Look for the word "struct" in the data below, and copy every line that holds it.

#####

# zgbkdlm/mfs

Hardware: AMD Instinct MI355X
Metric: filter time-steps/sec (higher is better)
Workload: dtype f64

## Files before the change

include/mfs_hip.h:

```cpp
#ifndef MFS_HIP_H
#define MFS_HIP_H

#include <stdint.h>

#ifdef __cplusplus
extern "C" {
#endif

#define MFS_ABI_VERSION 2

#define MFS_OK 0
#define MFS_EINVAL (-1)
#define MFS_EUNSUPPORTED (-2)
#define MFS_EHIP (-3)
#define MFS_ENOMEM (-4)
#define MFS_ERCCL (-5)

#define MFS_MODE_RAW 0
#define MFS_MODE_CENTRAL 1
#define MFS_MODE_SCALED 2
#define MFS_MODE_ODD_TAIL 0x100

#define MFS_TRANS_OPERATOR 0
#define MFS_TRANS_GAUSSIAN 1
// ... 47 lines not shown
int mfs_pool_trim(int device);
int mfs_pool_stats(int device, uint64_t* device_bytes, uint64_t* pinned_bytes, uint64_t* device_allocs,
                   uint64_t* pinned_allocs);
int mfs_event_create(void** event);
int mfs_event_destroy(void* event);
int mfs_event_record(void* event, void* stream);
int mfs_event_elapsed_ms(void* start, void* stop, float* ms);

int mfs_filter_1d(const mfs_model_1d* model, int mode, int N, int T, int B,
                  const double* m0, int m0_batched, const double* mean0, const double* scale0,
                  const double* ys, int stable,
                  double* out_moments, double* out_means, double* out_scales, double* out_nell,
                  int32_t* out_first_nan, int device, void* stream);

typedef struct mfs_plan_1d mfs_plan_1d;

int mfs_plan_1d_create(mfs_plan_1d** plan, const mfs_model_1d* model , int mode, int N,
                       int T, int B, int stable, int chunk, int device);
int mfs_plan_1d_run(mfs_plan_1d* plan, const double* d_m0, int m0_batched, const double* d_mean0,
                    const double* d_scale0, const double* d_ys, double* d_out_moments, double* d_out_means,
                    double* d_out_scales, double* d_out_nell, int32_t* d_out_first_nan, void* stream);
int mfs_plan_1d_destroy(mfs_plan_1d* plan);
int mfs_plan_1d_geometry(const mfs_plan_1d* plan, int* lanes_per_filter, int* filters_per_block, int* grid,
                         int* lds_bytes_per_block);
#define MFS_BUILD_DENSE 0
#define MFS_BUILD_FAST 1
#define MFS_BUILD_FAST_ONE_WAVE 2
#define MFS_BUILD_FAST_ONE_WAVE_SPEC 3
int mfs_plan_1d_kernel_build(const mfs_plan_1d* plan, int* build);
#define MFS_TRAITS_RUNTIME 0
#define MFS_TRAITS_CENTRAL_TANH_BERNOULLI 1
#define MFS_TRAITS_CENTRAL_IDENTITY_GAUSSIAN 2
int mfs_plan_1d_kernel_traits(const mfs_plan_1d* plan, int* traits);

int mfs_filter_1d_grad(const mfs_model_1d* model, const double* dcoef, const double* dlik, int n_par, int mode, int N,
                       int T, int B, const double* m0, int m0_batched, const double* mean0, const double* scale0,
                       const double* ys, double* out_nell, double* out_grad, int32_t* out_first_nan, int device,
                       void* stream);

int mfs_quadrature_1d(int N, int B, const double* ms, const double* mean, const double* scale, int stable,
                      double* out_weights, double* out_nodes, int device, void* stream);

int mfs_characteristic_1d(int N, int count, const double* ms, const double* mean, const double* scale, int nz,
                          const double* zs, double* out, int device, void* stream);

int mfs_elementary(int which, int n, const double* x, double* out, int device);

#define MFS_ND_TERMS 14
#define MFS_ND_TERMS_MAX 27
#define MFS_ND_ROWS 16
#define MFS_ND_ROWS_MAX 29
#define MFS_ND_TABLE_ROWS(n_terms) ((n_terms) > MFS_ND_TERMS ? MFS_ND_ROWS_MAX : MFS_ND_ROWS)
#define MFS_ND_MAX_EXTENT 6
#define MFS_ND_MAX_EXTENT_HI 7
#define MFS_ND_MAX_FACTORS 2
#define MFS_ND_TRANS_OPERATOR 0
#define MFS_ND_TRANS_GAUSSIAN 1
typedef struct mfs_model_nd {
    int32_t d;
    int32_t trans_kind;
    int32_t n_terms;
    int32_t extent;
    int32_t n_factors;
    int32_t ny;
    int32_t fac_kind[MFS_ND_MAX_FACTORS];
    int32_t fac_component[MFS_ND_MAX_FACTORS];
// ... 131 lines not shown
```

mfs_amd/_lib.py:

```python
import ctypes as C
import os

import numpy as np

_HERE = os.path.dirname(os.path.abspath(__file__))
LIB_PATH = os.path.join(_HERE, 'libmfs_hip.so')

MFS_OK = 0
MODE = {'raw': 0, 'central': 1, 'scaled': 2}
MODE_ODD_TAIL = 0x100
TRANS = {'operator': 0, 'gaussian': 1}
UMAP = {'x': 0, 'tanh': 1}
LIK = {'bernoulli_logistic': 0, 'poisson_softplus': 1, 'gaussian': 2, 'bearing_gaussian': 3}
MAX_N = 32
GRID_MAX_N = 8192
PF_MAX_PARTICLES = 1 << 20
PF_MAX_MIX = 8
RESAMPLE = {'stratified': 0, 'systematic': 1}
GF_METHOD = {'sigma_point': 0, 'ekf': 1}
GF_MAX_POINTS = 256

c_double_p = C.POINTER(C.c_double)
c_int32_p = C.POINTER(C.c_int32)

# ... 62 lines not shown
    ('mfs_version', _i, []),
    ('mfs_last_error', C.c_char_p, []),
    ('mfs_device_count', _i, [C.POINTER(C.c_int)]),
    ('mfs_set_device', _i, [_i]),
    ('mfs_device_synchronize', _i, []),
    ('mfs_device_name', _i, [_i, C.c_char_p, _i]),
    ('mfs_malloc', _i, [_vpp, _u64]),
    ('mfs_free', _i, [_vp]),
    ('mfs_memcpy_h2d', _i, [_vp, _vp, _u64, _vp]),
    ('mfs_memcpy_d2h', _i, [_vp, _vp, _u64, _vp]),
    ('mfs_memset', _i, [_vp, _i, _u64, _vp]),
    ('mfs_host_alloc', _i, [_vpp, _u64, _i]),
    ('mfs_host_free', _i, [_vp]),
    ('mfs_pool_trim', _i, [_i]),
    ('mfs_pool_stats', _i, [_i, C.POINTER(_u64), C.POINTER(_u64), C.POINTER(_u64), C.POINTER(_u64)]),
    ('mfs_stream_create', _i, [_vpp]),
    ('mfs_stream_destroy', _i, [_vp]),
    ('mfs_stream_synchronize', _i, [_vp]),
    ('mfs_event_create', _i, [_vpp]),
    ('mfs_event_destroy', _i, [_vp]),
    ('mfs_event_record', _i, [_vp, _vp]),
    ('mfs_event_elapsed_ms', _i, [_vp, _vp, C.POINTER(C.c_float)]),
    ('mfs_filter_1d', _i, [C.POINTER(MfsModel1d), _i, _i, _i, _i, _vp, _i, _vp, _vp, _vp, _i,
                           _vp, _vp, _vp, _vp, _vp, _i, _vp]),
    ('mfs_filter_1d_grad', _i, [C.POINTER(MfsModel1d), _vp, _vp, _i, _i, _i, _i, _i, _vp, _i, _vp, _vp, _vp, _vp, _vp, _vp,
                                _i, _vp]),
    ('mfs_plan_1d_create', _i, [_vpp, C.POINTER(MfsModel1d), _i, _i, _i, _i, _i, _i, _i]),
    ('mfs_plan_1d_run', _i, [_vp, _vp, _i, _vp, _vp, _vp, _vp, _vp, _vp, _vp, _vp, _vp]),
    ('mfs_plan_1d_destroy', _i, [_vp]),
    ('mfs_plan_1d_geometry', _i, [_vp, C.POINTER(C.c_int), C.POINTER(C.c_int), C.POINTER(C.c_int),
                                  C.POINTER(C.c_int)]),
    ('mfs_plan_1d_kernel_build', _i, [_vp, C.POINTER(C.c_int)]),
    ('mfs_plan_1d_kernel_traits', _i, [_vp, C.POINTER(C.c_int)]),
    ('mfs_quadrature_1d', _i, [_i, _i, _vp, _vp, _vp, _i, _vp, _vp, _i, _vp]),
    ('mfs_characteristic_1d', _i, [_i, _i, _vp, _vp, _vp, _i, _vp, _vp, _i, _vp]),
    ('mfs_filter_nd', _i, [C.POINTER(MfsModelNd), _i, _i, _i, _i, _i, _vp, _vp, _vp, _i, _vp, _vp, _vp, _i,
                           _vp, _vp, _vp, _vp, _vp, _i, _vp]),
    ('mfs_plan_nd_create', _i, [_vpp, C.POINTER(MfsModelNd), _i, _i, _i, _i, _i, _vp, _vp, _i, _i]),
    ('mfs_plan_nd_run', _i, [_vp, _vp, _i, _vp, _vp, _vp, _vp, _vp, _vp, _vp, _vp, _vp]),
    ('mfs_plan_nd_destroy', _i, [_vp]),
    ('mfs_plan_nd_geometry', _i, [_vp, C.POINTER(C.c_int), C.POINTER(C.c_int), C.POINTER(C.c_int)]),
    ('mfs_filter_nd3', _i, [C.POINTER(MfsModelNd3), _i, _i, _i, _i, _i, _vp, _vp, _vp, _i, _vp, _vp, _vp, _i,
                            _vp, _vp, _vp, _vp, _vp, _i, _vp]),
    ('mfs_plan_nd3_create', _i, [_vpp, C.POINTER(MfsModelNd3), _i, _i, _i, _i, _i, _vp, _vp, _i, _i]),
    ('mfs_plan_nd3_run', _i, [_vp, _vp, _i, _vp, _vp, _vp, _vp, _vp, _vp, _vp, _vp, _vp]),
    ('mfs_plan_nd3_destroy', _i, [_vp]),
    ('mfs_plan_nd3_geometry', _i, [_vp, C.POINTER(C.c_int), C.POINTER(C.c_int), C.POINTER(C.c_int)]),
    ('mfs_filter_nd3_joint', _i, [C.POINTER(MfsModelNd3), C.POINTER(MfsJointNd3), _i, _i, _i, _i, _i, _vp, _vp, _vp, _i, _vp,
                                  _vp, _vp, _i, _vp, _vp, _vp, _vp, _vp, _i, _vp]),
    ('mfs_plan_nd3_create_joint', _i, [_vpp, C.POINTER(MfsModelNd3), C.POINTER(MfsJointNd3), _i, _i, _i, _i, _i, _vp, _vp, _i,
                                       _i]),
    ('mfs_elementary', _i, [_i, _i, _vp, _vp, _i]),
    ('mfs_grid_filter_1d', _i, [_i, _i, _i, _i, _i, _vp, _vp, _vp, _i, _i, _vp, _i, _vp, _i, _vp,
                                _vp, _vp, _vp, _vp, _vp, _i, _vp]),
    ('mfs_grid_gemm_dev', _i, [_i, _i, _i, _vp, _vp, _vp, _vp]),
    ('mfs_particle_filter_1d', _i, [C.POINTER(MfsModel1d), _i, _i, _i, _i, _vp, _i, _vp, _vp, _vp, _vp, _i, _vp, _i, _vp,
                                    _vp, _vp, _vp, _vp, _vp, _vp, _i, _vp]),
    ('mfs_pf_draws', _i, [_u64, _i, _i, _i, _i, _vp, _vp, _i]),
    ('mfs_pf_last_split_ms', _i, [_vp]),
    ('mfs_gaussian_filter_1d', _i, [C.POINTER(MfsModel1d), _i, _i, _vp, _vp, _i, _i, _vp, _vp, _i, _vp, _vp, _vp, _vp, _vp,
                                    _i, _vp]),
    ('mfs_gaussian_filter_nd', _i, [C.POINTER(MfsModelNd), _i, _i, _vp, _vp, _i, _i, _vp, _vp, _i, _vp, _vp, _vp, _vp, _vp,
                                    _i, _vp]),
    ('mfs_comm_unique_id', _i, [_vp]),
    ('mfs_comm_init', _i, [_vpp, _vp, _i, _i, _i]),
    ('mfs_allgather_nell', _i, [_vp, _vp, _vp, _u64, _vp]),
# ... 137 lines not shown
```

mfs_amd/csrc/capi.hip:

```cpp
#include <hip/hip_runtime.h>

#include <cmath>
#include <cstdarg>
#include <cstdio>
#include <cstdlib>
#include <cstring>
#include <dlfcn.h>
#include <mutex>
#include <string>
#include <vector>

#include "filternd_kernel.hpp"
#include "filternd3_kernel.hpp"
#include "filter1d_grad.hpp"
#include "registry.hpp"
#include "staging.hpp"

namespace mfs {
KernelEntry g_table[MFS_MAX_N + 1][kSlots];
FastEntry g_fast[MFS_MAX_N + 1][4];

thread_local std::string g_err;

int fail(int code, const char* fmt, ...) {
// ... 46 lines not shown
    if (const char* e = getenv("MFS_LANES_PER_FILTER")) want = atoi(e);
    if ((stable != 0 || odd_tail != 0) && want != 0) dense = true;
    if (dense) {
        int gi = (N <= 16) ? 0 : (N <= 32) ? 1 : 2;
        if (want == 64) gi = 2;
        else if (want == 32 && N <= 32) gi = 1;
        else if (want == 16 && N <= 16) gi = 0;
        return gi;
    }
    int gi = mfs::default_group(N);
    if (want == 64) gi = 2;
    else if (want == 32 && N + 1 <= 32) gi = 1;
    else if (want == 16 && N + 1 <= 16) gi = 0;
    else if (want == 8 && N + 1 <= 8) gi = 3;
    return 3 + gi;
}

int check_run_pointers(int mode, const double* m0, const double* mean0, const double* scale0, const double* ys,
                       const double* out_nell, int T, int B) {
    if (!m0 || !out_nell || (T > 0 && B > 0 && !ys)) return fail(MFS_EINVAL, "m0 / ys / out_nell must not be NULL");
    if (mode != MFS_MODE_RAW && !mean0) return fail(MFS_EINVAL, "mean0 is required in central and scaled modes");
    if (mode == MFS_MODE_SCALED && !scale0) return fail(MFS_EINVAL, "scale0 is required in scaled mode");
    return MFS_OK;
}

}
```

#####

# SOLUTION TO THIS EXERCISE
typedef struct mfs_plan_1d mfs_plan_1d;
typedef struct mfs_model_nd {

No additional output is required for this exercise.